Ein greiser Strippenzieher als Hoffnungsträger - armes Italien!

Kommentar von Thomas Ludwig

Italien hat gewählt. Foto: dpaItalien hat gewählt. Foto: dpa

Osnabrück. Italien hat gewählt. Die Frage ist nun: Wie stark ist Berlusconi? Ein Kommentar.

Es kam, wie von vielen Beobachtern vorhergesehen: Die Sozialdemokraten mussten Federn lassen, rechte und populistische europafeindliche Parteien haben bei der Parlamentswahl in Italien ordentlich Zulauf bekommen. Doch weder für eine einzelne Partei noch für eines der Wahlbündnisse reicht es zur alleinigen Macht. Es steht eine schwierige Regierungsbildung an - zeitweise politische Lähmung wahrscheinlich.

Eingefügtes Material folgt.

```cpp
template <int PR>
static void launch_lowp(const ConvArgs& a, int taps, hipStream_t st) {
#ifdef LOCO_DIAG
    if (a.cot_d && (taps != 1 || a.gemm || a.nsplit > 1 || a.Cin2 > 0 || (a.Cout % conv_bf16_tile_couts(a)) != 0 || a.st_kind == ST_TAN || a.st_kind == ST_COT)) {
        fprintf(stderr, "loco: ConvArgs::cot_d on a launch whose epilogue has no norm-cotangent term (taps %d, gemm %d, nsplit %d, Cout %d, st_kind %d)\n",
                taps, a.gemm, a.nsplit, a.Cout, a.st_kind);
        abort();
    }
#endif
    if constexpr (PR == PR_BF16X3) {
        if (taps == 1 && a.gemm) { launch_conv_gemm(a, st); return; }
    }
    if (taps == 9 && a.Cin2 > 0) {
        if (a.mode == CM_GN_SILU) launch_kcat_b<PR, CM_GN_SILU>(a, st);
        else if (a.mode == CM_GN_GELU) launch_kcat_b<PR, CM_GN_GELU>(a, st);
        else launch_kcat_b<PR, CM_TAN_SILU>(a, st);
        return;
    }
#ifdef LOCO_DIAG
    if constexpr (PR == PR_BF16X3) {
        if (taps == 9 && a.dual) {
            switch (a.mode) {
                case CM_NONE: launch_dual_b<PR, CM_NONE>(a, st); break;
                case CM_GN_SILU: launch_dual_b<PR, CM_GN_SILU>(a, st); break;
                case CM_TAN_SILU: launch_dual_b<PR, CM_TAN_SILU>(a, st); break;
                default: launch_dual_b<PR, CM_COT_SILU>(a, st); break;
            }
            return;
        }
    }
#endif
    if constexpr (PR == PR_BF16X3) {
        if (taps == 9 && a.pair) {
            switch (a.mode) {
                case CM_NONE: launch_pair_b<PR, CM_NONE>(a, st); break;
                case CM_GN_SILU: launch_pair_b<PR, CM_GN_SILU>(a, st); break;
                case CM_TAN_SILU: launch_pair_b<PR, CM_TAN_SILU>(a, st); break;
                default: launch_pair_b<PR, CM_COT_SILU>(a, st); break;
            }
            return;
        }
    }
    if (taps == 9) {
        switch (a.mode) {
            case CM_NONE: launch_tile_b<PR, 9, CM_NONE>(a, st); break;
            case CM_GN_SILU: launch_tile_b<PR, 9, CM_GN_SILU>(a, st); break;
            case CM_GN_GELU: launch_tile_b<PR, 9, CM_GN_GELU>(a, st); break;
            case CM_TAN_SILU: launch_tile_b<PR, 9, CM_TAN_SILU>(a, st); break;
            case CM_COT_SILU: launch_tile_b<PR, 9, CM_COT_SILU>(a, st); break;
            default: launch_tile_b<PR, 9, CM_GN>(a, st); break;
        }
    } else {
        switch (a.mode) {
            case CM_NONE: launch_tile_b<PR, 1, CM_NONE>(a, st); break;
            default: launch_tile_b<PR, 1, CM_GN>(a, st); break;
        }
    }
}
void launch_conv_bf16x3(const ConvArgs& a, int taps, hipStream_t st) { launch_lowp<PR_BF16X3>(a, taps, st); }
void launch_conv_f16(const ConvArgs& a, int taps, hipStream_t st) { launch_lowp<PR_F16>(a, taps, st); }

}
```

loco-edit_amd/csrc/conv_bf16_kernel.h:

```cpp
#pragma once
#include "kernels.h"
#include <cstdlib>
#include <type_traits>

namespace loco {


typedef float f32x16 __attribute__((ext_vector_type(16)));
typedef float f32x4 __attribute__((ext_vector_type(4)));
typedef f32x4 f32x4_u __attribute__((aligned(4)));
typedef float f32x2 __attribute__((ext_vector_type(2)));
typedef f32x2 f32x2_u __attribute__((aligned(4)));
typedef __bf16 bf16x8 __attribute__((ext_vector_type(8)));
typedef _Float16 f16x8 __attribute__((ext_vector_type(8)));
typedef short s16x8 __attribute__((ext_vector_type(8)));

enum : int { PR_BF16X3 = 0, PR_F16 = 1 };

constexpr int BKC = 16;
constexpr bool LIVE_MASK = true;
constexpr bool EARLY_W = true;
constexpr int NDUMMY = 8;

__device__ __forceinline__ float sigmoidf2_(float y) { return __builtin_amdgcn_rcpf(1.0f + __expf(-y)); }

__device__ __forceinline__ int idiv_small(int n, int d) {
    int q = (int)((float)n * __builtin_amdgcn_rcpf((float)d));
    const int r = n - q * d;
    q += (r >= d) ? 1 : ((r < 0) ? -1 : 0);
    return q;
}
__device__ __forceinline__ void idivmod_small(int n, int d, int& q, int& r) { q = idiv_small(n, d); r = n - q * d; }

template <int PR>
__device__ __forceinline__ int rec_off(int p, int q) {
    if constexpr (PR == PR_F16) return p * 32 + ((q ^ ((p >> 3) & 1)) << 4);
    else return p * 64 + ((q ^ ((p >> 2) & 3)) << 4);
}
template <int PR> constexpr int halo_pitch() { return PR == PR_F16 ? 48 : 80; }
template <int PR> constexpr int rec_bytes() { return PR == PR_F16 ? 32 : 64; }
template <int PR>
__device__ __forceinline__ int hrec_off(int p, int q) { return p * halo_pitch<PR>() + (q << 4); }

template <int PR>
__device__ __forceinline__ void cvt2(float a, float b, unsigned& hi, unsigned& lo) {
    if constexpr (PR == PR_F16) {
        _Float16 ha = (_Float16)a, hb = (_Float16)b;
        hi = (unsigned)__builtin_bit_cast(unsigned short, ha) | ((unsigned)__builtin_bit_cast(unsigned short, hb) << 16);
        lo = 0;
    } else {
        typedef float f32x2_ __attribute__((ext_vector_type(2)));
        typedef __bf16 bf16x2_ __attribute__((ext_vector_type(2)));
        hi = __builtin_bit_cast(unsigned, __builtin_convertvector((f32x2_){a, b}, bf16x2_));
        const float ha = __builtin_bit_cast(float, hi << 16), hb = __builtin_bit_cast(float, hi & 0xffff0000u);
        float da = a - ha;
        asm volatile("" : "+v"(da));
        const float db = b - hb;
        lo = __builtin_bit_cast(unsigned, __builtin_convertvector((f32x2_){da, db}, bf16x2_));
    }
}

template <int PR>
__device__ __forceinline__ void split8(const float* v, uint4& hi, uint4& lo) {
    cvt2<PR>(v[0], v[1], hi.x, lo.x);
    cvt2<PR>(v[2], v[3], hi.y, lo.y);
    cvt2<PR>(v[4], v[5], hi.z, lo.z);
    cvt2<PR>(v[6], v[7], hi.w, lo.w);
}

constexpr int max_halo(int NT, int taps, bool s2) {
    if (taps == 1) return NT;
    if (NT >= 128) {
        int th = NT / 32;
        return s2 ? (2 * th + 1) * 65 : (th + 2) * 34;
    }
    return s2 ? 5 * 65 : 4 * 34;
}

constexpr int rs_steps(int n, int lw) { int s = 0; while ((1 << s) < lw && (n >> s) > 1) ++s; return s; }
template <int N, int M, int LW>
__device__ __forceinline__ void rs_reduce(float* av, const int lane) {
    if constexpr (M < LW && N > 1) {
        constexpr int H = N / 2;
        const bool up = (lane & M) != 0;
#pragma unroll
        for (int i = 0; i < H; ++i) {
            const float keep = up ? av[i + H] : av[i];
            const float send = up ? av[i] : av[i + H];
            av[i] = keep + __shfl_xor(send, M, 64);
        }
        rs_reduce<H, M * 2, LW>(av, lane);
    } else if constexpr (M < LW) {
#pragma unroll
        for (int i = 0; i < N; ++i) av[i] += __shfl_xor(av[i], M, 64);
        rs_reduce<N, M * 2, LW>(av, lane);
    }
}
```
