#pragma unroll
    for (int s = 0; s < DEPTH; s++) if (s < nloc) issue(s);
    for (int s = 0; s < nloc; s++) {
        {
            const int later = nloc - 1 - s;
            if (DEPTH >= 2 && later >= DEPTH - 1) asm volatile("s_waitcnt vmcnt(%0)" :: "n"((DEPTH - 1) * PIECES) : "memory");
            else if (DEPTH >= 3 && later == DEPTH - 2) asm volatile("s_waitcnt vmcnt(%0)" :: "n"((DEPTH >= 3 ? DEPTH - 2 : 0) * PIECES) : "memory");
            else if (DEPTH >= 4 && later == DEPTH - 3) asm volatile("s_waitcnt vmcnt(%0)" :: "n"((DEPTH >= 4 ? DEPTH - 3 : 0) * PIECES) : "memory");
            else if (DEPTH >= 5 && later == DEPTH - 4) asm volatile("s_waitcnt vmcnt(%0)" :: "n"((DEPTH >= 5 ? DEPTH - 4 : 0) * PIECES) : "memory");
            else                                       asm volatile("s_waitcnt vmcnt(0)" ::: "memory");
        }
        __builtin_amdgcn_s_barrier();
        const bool more = s + DEPTH < nloc;
        ChunkC nxt = chunk_coords(more ? s + DEPTH : s);
        if (more && !late) {
#pragma unroll
            for (int i = 0; i < PIECES; i++) issue_piece(nxt, i);
        }
        const unsigned stage = lds_base + (unsigned)((s % NSTAGE) * STAGE);
        short4_t alo[TA], ahi[TA], blo[3], bhi[3];
        sbg_static_for<TA>([&](auto it) {
            constexpr int i = decltype(it)::value;
            lds_tr_issue<0>(alo[i], stage + (unsigned)offA[i]);
            lds_tr_issue<16 * 128>(ahi[i], stage + (unsigned)offA[i]);
        });
        unsigned pb[3];
#pragma unroll
        for (int d = 0; d < 3; d++) pb[d] = stage + (unsigned)offB[d];
        auto issue_b = [&](auto tt) {
            constexpr int t = decltype(tt)::value, dyi = t / 3, dxi = t % 3, OFF = A_BYTES + dyi * PROW * 128;
            lds_tr_issue<OFF>(blo[t % 3], pb[dxi]);
            lds_tr_issue<OFF + 16 * 128>(bhi[t % 3], pb[dxi]);
        };
        issue_b(std::integral_constant<int, 0>{});
        issue_b(std::integral_constant<int, 1>{});
        sbg_static_for<9>([&](auto tt) {
            constexpr int t = decltype(tt)::value;
            if constexpr (t + 2 < 9) issue_b(std::integral_constant<int, t + 2>{});
            lds_wait<(t + 2 < 9 ? 4 : t + 1 < 9 ? 2 : 0)>(blo[t % 3], bhi[t % 3]);
            const short8_t fb = short8_t{blo[t % 3][0], blo[t % 3][1], blo[t % 3][2], blo[t % 3][3], bhi[t % 3][0], bhi[t % 3][1], bhi[t % 3][2], bhi[t % 3][3]};
#pragma unroll
            for (int i = 0; i < TA; i++) {
                const short8_t fa_i = short8_t{alo[i][0], alo[i][1], alo[i][2], alo[i][3], ahi[i][0], ahi[i][1], ahi[i][2], ahi[i][3]};
                acc[t][i] = Mfma<MF>::run(fa_i, fb, acc[t][i]);
            }
            if (more && late) {
                sbg_static_for<PIECES>([&](auto pt) {
                    constexpr int i = decltype(pt)::value;
                    if constexpr (i * 9 / PIECES == t) issue_piece(nxt, i);
                });
            }
        });
    }

    const bool direct = (p.nsplit == 1);
    float* dst_base = direct ? p.out : p.ws + (int64_t)split * p.ntaps_total * p.Ca * p.Cb;
    const int cb = cb0 + wb + fi;
#pragma unroll
    for (int t = 0; t < NT; t++) {
        if (t >= p.ntaps || cb >= p.Cb) continue;
        float* slab = dst_base + (int64_t)(p.tap0 + t) * p.Ca * p.Cb;
#pragma unroll
        for (int i = 0; i < TA; i++)
#pragma unroll
            for (int e = 0; e < 4; e++) {
                const int ca = ca0 + wa + 16 * i + 4 * fg + e;
                if (ca >= p.Ca) continue;
                float* d = slab + (int64_t)ca * p.Cb + cb;
                const float v = acc[t][i][e];
                *d = (direct && p.accumulate) ? *d + v : v;
            }
    }
// ... 108 lines not shown
struct ThinPlan { bool ok; int dymin, dxmin, RY, PCOLS, wave_lds, nwg; };

static ThinPlan thin_plan(const sbg_wgrad_params* q)
{
    ThinPlan t; t.ok = false;
    if (q->Ca > 32 || q->Cb > 32 || q->Ca * q->Cb > 512 || q->ntaps > 9 || q->ntaps < 1 || q->stride < 1 || q->stride > 2 || q->N < 1) return t;
    int dy0 = q->tap_dy[0], dy1 = dy0, dx0 = q->tap_dx[0], dx1 = dx0;
    for (int i = 1; i < q->ntaps; i++) {
        if (q->tap_dy[i] < dy0) dy0 = q->tap_dy[i]; if (q->tap_dy[i] > dy1) dy1 = q->tap_dy[i];
        if (q->tap_dx[i] < dx0) dx0 = q->tap_dx[i]; if (q->tap_dx[i] > dx1) dx1 = q->tap_dx[i];
    }
    if (dy1 - dy0 > 2 || dx1 - dx0 > 2) return t;
    t.dymin = dy0; t.dxmin = dx0; t.RY = dy1 - dy0 + 1; t.PCOLS = q->stride * 31 + (dx1 - dx0) + 1;
    t.wave_lds = ((32 * q->Ca + t.RY * t.PCOLS * q->Cb) * 2 + 15) & ~15;
    const int64_t nchunks = (int64_t)q->N * q->PH * ((q->PW + 31) / 32);
    int64_t nwg = (nchunks + 15) / 16;
    if (nwg > 2048) nwg = 2048;
    if (nwg < 1) nwg = 1;
    t.nwg = (int)nwg;
    t.ok = nchunks < INT32_MAX;
    return t;
}

static void plan_split(WgradArgs& a, int bca, int bcb, int target)
{
    a.atiles = (a.Ca + bca - 1) / bca;
    a.btiles = (a.Cb + bcb - 1) / bcb;
    a.nchunks = (int)((a.P + 31) / 32);
    const int tiles = a.atiles * a.btiles;
    int want = (target + tiles - 1) / tiles;
    int maxsplit = a.nchunks / 8; if (maxsplit < 1) maxsplit = 1;
    if (want > maxsplit) want = maxsplit;
    if (want < 1) want = 1;
    a.chunks_per_split = (a.nchunks + want - 1) / want;
    a.nsplit = (a.nchunks + a.chunks_per_split - 1) / a.chunks_per_split;
}

static bool use_big_tile(int ntaps) { return ntaps == 1; }

static int rows_bca(const WgradArgs& a)
{
    return a.Ca >= 128 ? 128 : 64;
}

static constexpr int rows_nstage(int stride, int bca)
{
    if (bca == 128) return 4;
    return stride == 1 ? 4 : 2;
}

static bool rows_kernel_ok(const sbg_wgrad_params* q, const WgradArgs& a)
{
    if ((q->stride != 1 && q->stride != 2) || (q->PW % 32) != 0 || q->ntaps != 9) return false;
    for (int t = 0; t < 9; t++)
        if (q->tap_dy[t] != q->tap_dy[0] + t / 3 || q->tap_dx[t] != q->tap_dx[0] + t % 3) return false;
    if (q->as_n < 0 || q->as_h < 0 || q->as_w < 0 || q->bs_n < 0 || q->bs_h < 0 || q->bs_w < 0) return false;
    const int64_t ab = 2 * ((int64_t)(q->N - 1) * q->as_n + (int64_t)(q->PH - 1) * q->as_h + (int64_t)(q->PW - 1) * q->as_w + q->Ca);
    const int64_t bb = 2 * ((int64_t)(q->N - 1) * q->bs_n + (int64_t)(q->BH - 1) * q->bs_h + (int64_t)(q->BW - 1) * q->bs_w + q->Cb);
    return ab < (int64_t)SBG_OOB_OFFSET && bb < (int64_t)SBG_OOB_OFFSET && a.P > 0;
}

static int fill_args(const sbg_wgrad_params* q, WgradArgs& a)
{
    SBG_CHECK(q && q->a && q->b && q->out, "conv2d_wgrad: null pointer");
    SBG_CHECK(q->dtype == SBG_BF16 || q->dtype == SBG_F16, "conv2d_wgrad: a/b must be bf16 or f16 (fp32 inputs are split by the host)");
    SBG_CHECK(q->N >= 0 && q->PH >= 1 && q->PW >= 1 && q->BH >= 1 && q->BW >= 1, "conv2d_wgrad: bad sizes");
    SBG_CHECK(q->Ca >= 8 && q->Cb >= 8 && (q->Ca % 8) == 0 && (q->Cb % 8) == 0, "conv2d_wgrad: channel counts must be multiples of 8 (pad on the host)");
    SBG_CHECK(q->ntaps >= 1 && q->ntaps <= SBG_MAX_TAPS, "conv2d_wgrad: 1..%d taps", SBG_MAX_TAPS);
    SBG_CHECK(q->stride >= 1, "conv2d_wgrad: stride must be >= 1");
    SBG_CHECK(sbg_aligned16(q->a) && sbg_aligned16(q->b), "conv2d_wgrad: a and b must be 16-byte aligned");
    SBG_CHECK((q->as_n % 8) == 0 && (q->as_h % 8) == 0 && (q->as_w % 8) == 0 && (q->bs_n % 8) == 0 && (q->bs_h % 8) == 0 && (q->bs_w % 8) == 0,
              "conv2d_wgrad: pixel / row strides must be multiples of 8 elements");
    a.a = (const unsigned short*)q->a; a.b = (const unsigned short*)q->b; a.out = q->out; a.ws = (float*)q->workspace;
    a.N = q->N; a.PH = q->PH; a.PW = q->PW; a.Ca = q->Ca; a.BH = q->BH; a.BW = q->BW; a.Cb = q->Cb;
    a.as_n = q->as_n; a.as_h = q->as_h; a.as_w = q->as_w; a.bs_n = q->bs_n; a.bs_h = q->bs_h; a.bs_w = q->bs_w;
    a.stride = q->stride; a.ntaps = q->ntaps; a.accumulate = q->accumulate;
    for (int t = 0; t < SBG_MAX_TAPS; t++) { a.tap_dy[t] = q->tap_dy[t]; a.tap_dx[t] = q->tap_dx[t]; }
    a.P = (int64_t)q->N * q->PH * q->PW;
    a.tap0 = 0; a.ntaps_total = q->ntaps;
    if (use_big_tile(q->ntaps)) plan_split(a, 128, 128, 1024); else plan_split(a, 64, 64, 1024);
    if (rows_kernel_ok(q, a)) plan_split(a, rows_bca(a), 64, 512);
    const ThinPlan tp = thin_plan(q);
    if (tp.ok) { a.atiles = a.btiles = 1; a.nsplit = 4 * tp.nwg; a.chunks_per_split = 0; }
    return SBG_OK;
}

template <class MF, int BCA, int BCB, int NT>
static int launch_wgrad(const WgradArgs& a, hipStream_t stream)
{
    constexpr int lds = 32 * (BCA * 2 + 32) + NT * 32 * (BCB * 2 + 32);
    auto kern = conv_wgrad_kernel<MF, BCA, BCB, NT>;
    if (lds > 64 * 1024 && !SBG_RAISE_LDS_ONCE(kern, lds))
        return sbg_fail(SBG_ERR_LAUNCH, "conv2d_wgrad: cannot raise the dynamic LDS limit to %d bytes", lds);
    SbgProfScope prof(stream, SBG_K_CONV_WGRAD, 2.0 * (double)a.P * a.Ca * (double)a.Cb * a.ntaps,
                      2.0 * (double)a.P * a.Ca + 2.0 * (double)a.N * a.BH * a.BW * a.Cb + 4.0 * a.ntaps * (double)a.Ca * a.Cb * (a.nsplit > 1 ? a.nsplit : 1),
                      {(int)(a.P > INT32_MAX ? INT32_MAX : a.P), a.Ca, a.Cb, a.ntaps, a.stride, a.nsplit, BCA * 1000 + BCB});
    SBG_LAUNCH(kern, dim3(wgrad_grid(a)), dim3(256), lds, stream, a);
    SBG_HIP_LAUNCH_CHECK();
    return SBG_OK;
}

}

extern "C" int64_t sbg_conv2d_wgrad_workspace(const sbg_wgrad_params* q)
{
    WgradArgs a;
    if (fill_args(q, a) != SBG_OK) return -1;
    if (a.nsplit <= 1) return 0;
    return (int64_t)a.nsplit * a.ntaps_total * a.Ca * a.Cb * (int64_t)sizeof(float);
}
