+template <int EPI>
+__device__ __forceinline__ void epi_pack_block(const f32x4 av, const float bias, const int r16, unsigned& w0, unsigned& w1) {
+  float v0 = av[0] + bias, v1 = av[1] + bias, v2 = av[2] + bias, v3 = av[3] + bias;
+  if (EPI == EPI_PS_SILU) { v0 = silu<false>(v0); v1 = silu<false>(v1); v2 = silu<false>(v2); v3 = silu<false>(v3); }
+  typedef __bf16 bf16x2_t __attribute__((ext_vector_type(2)));
+  const unsigned own01 = __builtin_bit_cast(unsigned, __builtin_convertvector(f32x2{v0, v1}, bf16x2_t));
+  const unsigned own23 = __builtin_bit_cast(unsigned, __builtin_convertvector(f32x2{v2, v3}, bf16x2_t));
+  const bool odd_lane = (r16 & 1) != 0;
+  const unsigned recv = (unsigned)__builtin_amdgcn_update_dpp(0, (int)(odd_lane ? own01 : own23), 0xB1, 0xf, 0xf, true);
+  const unsigned lo_ch = odd_lane ? recv : own01, hi_ch = odd_lane ? own23 : recv;
+  w0 = __builtin_amdgcn_perm(hi_ch, lo_ch, 0x05040100u);
+  w1 = __builtin_amdgcn_perm(hi_ch, lo_ch, 0x07060302u);
+}
+__device__ __forceinline__ void epi_write_block(const unsigned w0, const unsigned w1, char* trow, const int r16) {
+  char* prow = trow + ((r16 & 1) ? 2 * EPI_ROW - 2 : 0);
+  *reinterpret_cast<unsigned*>(prow) = w0;
+  *reinterpret_cast<unsigned*>(prow + EPI_ROW) = w1;
+}
+template <int EPI>
+__device__ __forceinline__ void epi_stage_block(const f32x4 av, const float bias, char* trow, const int r16) {
+  unsigned w0, w1;
+  epi_pack_block<EPI>(av, bias, r16, w0, w1);
+  epi_write_block(w0, w1, trow, r16);
+}
+
+template <int EPI, int FWS, class Args>
+__device__ __forceinline__ void epi_chunk_store(const Args& p, bf16x8 v, const bf16x8 tail, const f32x4 a_lo, const f32x4 a_hi,
+                                                const f32x4 b_lo, const f32x4 b_hi, const float* fw, const size_t o,
+                                                const size_t gpix, const int c16, const int tid) {
+  if (EPI == EPI_RESIDUAL) {
+#pragma unroll
+    for (int e = 0; e < 8; ++e) v[e] = (bf16)((float)v[e] + (float)tail[e]);
+  } else if (EPI == EPI_GNTAIL || EPI == EPI_GNTAIL_FINAL) {
+#pragma unroll
+    for (int e = 0; e < 8; ++e) {
+      const float ca = e < 4 ? a_lo[e & 3] : a_hi[e & 3], cb = e < 4 ? b_lo[e & 3] : b_hi[e & 3];
+      v[e] = (bf16)(silu<false>(ca * (float)tail[e] + cb) + (float)v[e]);
+    }
+  }
+  if (EPI == EPI_GNTAIL_FINAL) {
+    float s0 = 0.f, s1 = 0.f, s2 = 0.f;
+#pragma unroll
+    for (int e = 0; e < 8; ++e) s0 += (float)v[e] * fw[e];
+#pragma unroll
+    for (int e = 0; e < 8; ++e) s1 += (float)v[e] * fw[FWS + e];
+#pragma unroll
+    for (int e = 0; e < 8; ++e) s2 += (float)v[e] * fw[2 * FWS + e];
+    s0 = row16_sum(s0);
+    s1 = row16_sum(s1);
+    s2 = row16_sum(s2);
+    if (c16 == 0) *reinterpret_cast<f32x4*>(p.eps4 + gpix * 4) = f32x4{s0 + p.fin_b[0], s1 + p.fin_b[1], s2 + p.fin_b[2], 0.f};
+    return;
+  }
+  __builtin_nontemporal_store(v, reinterpret_cast<bf16x8*>(p.out + o));
+  if (p.oq) mx_store_twin(v, p.oq, p.os, o, tid & 3);
+}
 
 template <int EPI, int BM, class Args>
 __device__ __forceinline__ void conv1x1_epilogue(const Args& p, char* smem, const int tid, const int nt, const long m0, const int b,
@@ -31,41 +92,29 @@
                      : mi == 1 ? (ni == 0 ? c10 : ni == 1 ? c11 : ni == 2 ? c12 : c13)
                      : mi == 2 ? (ni == 0 ? c20 : ni == 1 ? c21 : ni == 2 ? c22 : c23)
                                : (ni == 0 ? c30 : ni == 1 ? c31 : ni == 2 ? c32 : c33);
-      char* trow = smem + (wm * 64 + mi * 16 + q16 * 4) * EROW1 + cl * 2;
-      float v0 = av[0] + bias, v1 = av[1] + bias, v2 = av[2] + bias, v3 = av[3] + bias;
-      if (EPI == EPI_PS_SILU) { v0 = silu<false>(v0); v1 = silu<false>(v1); v2 = silu<false>(v2); v3 = silu<false>(v3); }
-      typedef __bf16 bf16x2_t __attribute__((ext_vector_type(2)));
-      const unsigned own01 = __builtin_bit_cast(unsigned, __builtin_convertvector(f32x2{v0, v1}, bf16x2_t));
-      const unsigned own23 = __builtin_bit_cast(unsigned, __builtin_convertvector(f32x2{v2, v3}, bf16x2_t));
-      const bool odd_lane = (r16 & 1) != 0;
-      const unsigned recv = (unsigned)__builtin_amdgcn_update_dpp(0, (int)(odd_lane ? own01 : own23), 0xB1, 0xf, 0xf, true);
-      const unsigned lo_ch = odd_lane ? recv : own01, hi_ch = odd_lane ? own23 : recv;
-      char* prow = trow + (odd_lane ? 2 * EROW1 - 2 : 0);
-      *reinterpret_cast<unsigned*>(prow) = __builtin_amdgcn_perm(hi_ch, lo_ch, 0x05040100u);
-      *reinterpret_cast<unsigned*>(prow + EROW1) = __builtin_amdgcn_perm(hi_ch, lo_ch, 0x07060302u);
+      epi_stage_block<EPI>(av, bias, smem + (wm * 64 + mi * 16 + q16 * 4) * EROW1 + cl * 2, r16);
     }
   }
   __syncthreads();
   const int col0 = nt * BN1;
-  size_t obase;
   int CoutPS = 0, ps_ij = 0, ps_c0 = 0;
   if (EPI == EPI_PS_SILU) {
     CoutPS = p.Cout >> 2;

Die Frage ist nun: Wie stark ist Silvio Berlusconis wirklich? Denn der Durchmarsch ist seiner konservativen Forza Italia nicht gelungen, der rechte Bündnispartner Lega wurde stärker als erwartet. Nun wird sich Berlusconi als Strippenzieher einmal mehr beweisen müssen. Immerhin haben Brüssel und Berlin zuletzt auf das politische Stehaufmännchen gesetzt, als immer noch europafreundlichsten Vertreter der italienischen Populisten. Ein 81-jähriger Greis als Hoffnungsträger - armes Italien.

Hitziger Wahlkampf

Der Wahlkampf war hitzig. Einwanderung, innere Sicherheit, die Rolle Italiens in der EU und eine lahmende Wirtschaft, die den vielen - vor allem jungen - Arbeitslosen wenig Hoffnung gibt, waren die beherrschenden Themen. Mit teuren Wahlversprechen haben alle Parteien versucht, die Bürger für sich zu gewinnen. Deren Umsetzung ist jedoch mit erhöhtem Risiko verbunden. Denn Italien ist schon heute hoch verschuldet und hat das Zeug, die Euro-Zone in eine erneute schmerzhafte Krise zu stürzen.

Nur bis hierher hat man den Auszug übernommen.